=== YOUR GOAL ===
Go through the entries below, tally each line with the string "lines", and give the final number by itself.

^^^^^^^^^^^^^^^^

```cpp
AWRY_HD int plane_word(int alphabet, int b, int l) {
  if (alphabet == NUCLEOTIDE) return b < 2 ? 2 * l + b : 8 + 2 * l;
  return b < 2 ? 2 * l + b : (b < 4 ? 8 + 2 * l + (b - 2) : 16 + 2 * l);
}
// ... 48 lines not shown
  const uint64_t* sa_words;
  const SeedEntry* seed;
  const SeedEntry64* seed64;
  const uint64_t* seq_starts;
  const uint32_t* seq_bucket;
  uint32_t seq_bucket_shift, seq_bucket_pad;
  uint64_t nblocks, bwt_len, sentinel_row, nseq;
  uint64_t prefix_sums[24];
  uint32_t sa_bits, sa_ratio;
  int32_t alphabet, seed_k;
  const uint32_t* dense_sa;
  const uint32_t* text4;
  uint32_t dense_ratio;
  uint32_t verify_after;
  const uint8_t* text8;
  uint32_t ctx_extra;
  uint32_t seed_pos;
  const uint32_t* sa_nblock;
  const uint64_t* lcx_key;
  const uint64_t* lcx_rowpos;
  const uint64_t* lcx_inner;
  uint32_t lcx_off[8];
  const uint64_t* kmer_tab;
  uint32_t kmer_tab_bits, kmer_tab_pad;
};
constexpr int LCX_CTX = 32;

constexpr int KT_CNT_BITS = 20, KT_TAG_SHIFT = 21, KT_TAG_BITS = 64 - KT_TAG_SHIFT;
constexpr uint64_t KT_CNT_MASK = (1ull << KT_CNT_BITS) - 1, KT_ASK = KT_CNT_MASK, KT_OVERFLOW = 1ull << KT_CNT_BITS;
constexpr uint64_t KT_TAG_NONE = (1ull << KT_TAG_BITS) - 1;
AWRY_HD uint64_t kt_mix(uint64_t w, int L) {
  const uint64_t m = L >= 32 ? ~0ull : (1ull << (2 * L)) - 1;
  w = (w * 0x9E3779B97F4A7C15ull) & m;
  w ^= w >> L;
  w = (w * 0xD6E8FEB86659FD93ull) & m;
  w ^= w >> L;
  return w;
}

constexpr uint64_t RS_MODE_SHIFT = 62;
constexpr uint64_t RS_PLAIN = 0;
constexpr uint64_t RS_MULTI = 1;
constexpr uint64_t RS_SINGLE = 2;
constexpr uint64_t RS_LCX = 3;

constexpr int LIST_MAX_LISTS = 4096;
constexpr int LCX_LF_CHUNK = 256;

}
```

### awry_amd/fm_index.py

```python
import ctypes as C
import os
from dataclasses import dataclass
from typing import Iterable, List, Optional, Sequence

import numpy as np

from . import _lib

NUCLEOTIDE, AMINO = 0, 1
BUILD_HOST, BUILD_AUTO = -1, -2


class SymbolAlphabet:
    Nucleotide = NUCLEOTIDE
    Amino = AMINO


class AwryError(RuntimeError):
    def __init__(self, code, msg):
        super().__init__("awry error %d: %s" % (code, msg))
        self.code = code


ERR_IO, ERR_FORMAT, ERR_INVALID_QUERY, ERR_HIP, ERR_OOM, ERR_ARG, ERR_NO_DEVICE = -1, -2, -3, -4, -5, -6, -7
# ... 939 lines not shown
    def dev_locate_tally(self, d_ranges, d_hit_off, n, total, d_gpos, d_pos, d_tally, stream=None, slot=0, range_stride=2):
        _check(self._L.awry_dev_locate_tally(self._h, slot, d_ranges, range_stride, d_hit_off, n, total, d_gpos, d_pos, d_tally, stream))

    def dev_phase_marker(self, phase_id, stream=None, slot=0):
        _check(self._L.awry_dev_phase_marker(self._h, slot, phase_id, stream))

    def dev_count_nt2_long(self, d_words, n, L, d_counts, d_range_start=None, use_seed=True, stream=None, slot=0):
        _check(self._L.awry_dev_count_nt2_long(self._h, slot, d_words, n, L, d_counts, d_range_start, 1 if use_seed else 0, stream))

    def set_locate_sa_ratio(self, ratio: int):
        _check(self._L.awry_set_locate_sa_ratio(self._h, ratio))

    def locate_sa_ratio(self) -> int:
        return self._L.awry_locate_sa_ratio(self._h)

    def set_lcx(self, on: bool):
        _check(self._L.awry_set_lcx(self._h, 1 if on else 0))

    def lcx_enabled(self) -> bool:
        return bool(self._L.awry_lcx_enabled(self._h))

    def set_kmer_table(self, mode: int):
        _check(self._L.awry_set_kmer_table(self._h, mode))

    def kmer_table_info(self, slot=0) -> dict:
        info = (C.c_uint64 * 6)()
        _check(self._L.awry_kmer_table_info(self._h, slot, info))
        return {"length": int(info[0]), "entries": int(info[1]), "lines": int(info[2]), "overflowed_lines": int(info[3]),
                "bytes": int(info[4]), "build_ms": int(info[5]) / 1000.0}

    def debug_kmer_table(self, slot=0):
        L, bits = C.c_int(0), C.c_uint32(0)
        for _ in range(4):
            _check(self._L.awry_debug_kmer_table(self._h, slot, None, 0, C.byref(L), C.byref(bits)))
            if L.value == 0:
                return None
            want = bits.value
            tab = np.empty(16 << want, np.uint64)
            _check(self._L.awry_debug_kmer_table(self._h, slot, tab.ctypes.data, len(tab), C.byref(L), C.byref(bits)))
            if L.value == 0:
                return None
            if bits.value <= want:
                return tab[:16 << bits.value], int(bits.value), int(L.value)
        raise AwryError(ERR_ARG, "the k-mer count table kept changing size while it was read")

    def debug_lcx(self, slot=0):
# ... 114 lines not shown
```

### include/awry_hip.h

```cpp
#ifndef AWRY_HIP_H
#define AWRY_HIP_H
#include <stddef.h>
#include <stdint.h>

#ifdef __cplusplus
extern "C" {
#endif

enum {
  AWRY_OK = 0,
  AWRY_ERR_IO = -1,
  AWRY_ERR_FORMAT = -2,
  AWRY_ERR_INVALID_QUERY = -3,
  AWRY_ERR_HIP = -4,
  AWRY_ERR_OOM = -5,
  AWRY_ERR_ARG = -6,
  AWRY_ERR_NO_DEVICE = -7
};

enum { AWRY_NUCLEOTIDE = 0, AWRY_AMINO = 1 };

typedef struct awry_index awry_index_t;

typedef struct { uint64_t seq_idx, local_pos; } awry_pos_t;
// ... 6 lines not shown
  uint64_t sa_ratio;
  uint8_t kmer_len;
  uint8_t alphabet;
  uint64_t max_query_len;
  uint8_t remove_tmp;
} awry_build_args_t;

int awry_build(const awry_build_args_t *args, awry_index_t **out);
int awry_build_from_text(const uint8_t *text, uint64_t bwt_len, int alphabet, uint64_t sa_ratio, uint8_t kmer_len,
                         const uint64_t *seq_starts, const char *const *headers, uint64_t nseq, awry_index_t **out);
enum { AWRY_BUILD_HOST = -1, AWRY_BUILD_AUTO = -2 };
int awry_build_from_text_on(const uint8_t *text, uint64_t bwt_len, int alphabet, uint64_t sa_ratio, uint8_t kmer_len,
                            const uint64_t *seq_starts, const char *const *headers, uint64_t nseq, int build_device,
                            awry_index_t **out);
int awry_load(const char *path, awry_index_t **out);
int awry_save(awry_index_t *idx, const char *path);
void awry_free(awry_index_t *idx);

int awry_set_devices(awry_index_t *idx, const int *device_ids, int n_devices);
int awry_set_seed_kmer_len(awry_index_t *idx, int k);
int awry_seed_kmer_len(const awry_index_t *idx);
int awry_debug_set_count_kernel(int mode);
int awry_debug_force_wide_rows(int on);
int awry_debug_set_max_blocks(int blocks);
int awry_debug_max_blocks(void);
const void *awry_debug_dense_sa(const awry_index_t *idx, int slot);
typedef struct {
  const void *seed;
  int32_t seed_k, seed_entry_bytes, seed_pos, ctx_extra;
  const void *dense_sa;
  uint64_t dense_ratio;
  const void *text4;
  uint64_t text4_words;
  const void *text8;
  const void *sa_nblock;
  uint64_t nblock_lo, nblock_hi;
  const void *lcx_inner;
  uint64_t lcx_inner_words;
  uint32_t lcx_off[8];
} awry_debug_accel_t;
int awry_debug_accelerators(const awry_index_t *idx, int slot, awry_debug_accel_t *out);
const void *awry_debug_seed_rung(awry_index_t *idx, int slot, int L);
int awry_debug_set_ctx_extra_cap(int cap);
const char *awry_count_schedule(const awry_index_t *idx, int L);
int awry_set_locate_sa_ratio(awry_index_t *idx, int ratio);
int awry_locate_sa_ratio(const awry_index_t *idx);
// ... 298 lines not shown
```

### rust/awry-hip-sys/src/lib.rs

```rust
#![allow(non_camel_case_types)]
use std::os::raw::{c_char, c_int, c_void};

pub const AWRY_OK: c_int = 0;
pub const AWRY_ERR_IO: c_int = -1;
pub const AWRY_ERR_FORMAT: c_int = -2;
pub const AWRY_ERR_INVALID_QUERY: c_int = -3;
pub const AWRY_ERR_HIP: c_int = -4;
pub const AWRY_ERR_OOM: c_int = -5;
pub const AWRY_ERR_ARG: c_int = -6;
pub const AWRY_ERR_NO_DEVICE: c_int = -7;
pub const AWRY_NUCLEOTIDE: c_int = 0;
pub const AWRY_AMINO: c_int = 1;
pub const AWRY_BUILD_HOST: c_int = -1;
pub const AWRY_BUILD_AUTO: c_int = -2;

#[repr(C)]
pub struct awry_index_t {
    _private: [u8; 0],
}

#[repr(C)]
#[derive(Clone, Copy, Debug, Default, PartialEq, Eq)]
pub struct awry_pos_t {
    pub seq_idx: u64,
// ... 146 lines not shown
pub struct awry_build_args_t {
    pub input_path: *const c_char,
    pub sa_tmp_path: *const c_char,
    pub sa_ratio: u64,
    pub kmer_len: u8,
    pub alphabet: u8,
    pub max_query_len: u64,
    pub remove_tmp: u8,
}
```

^^^^^^^^^^^^^^^^

=== EXERCISE RESPONSE ===
7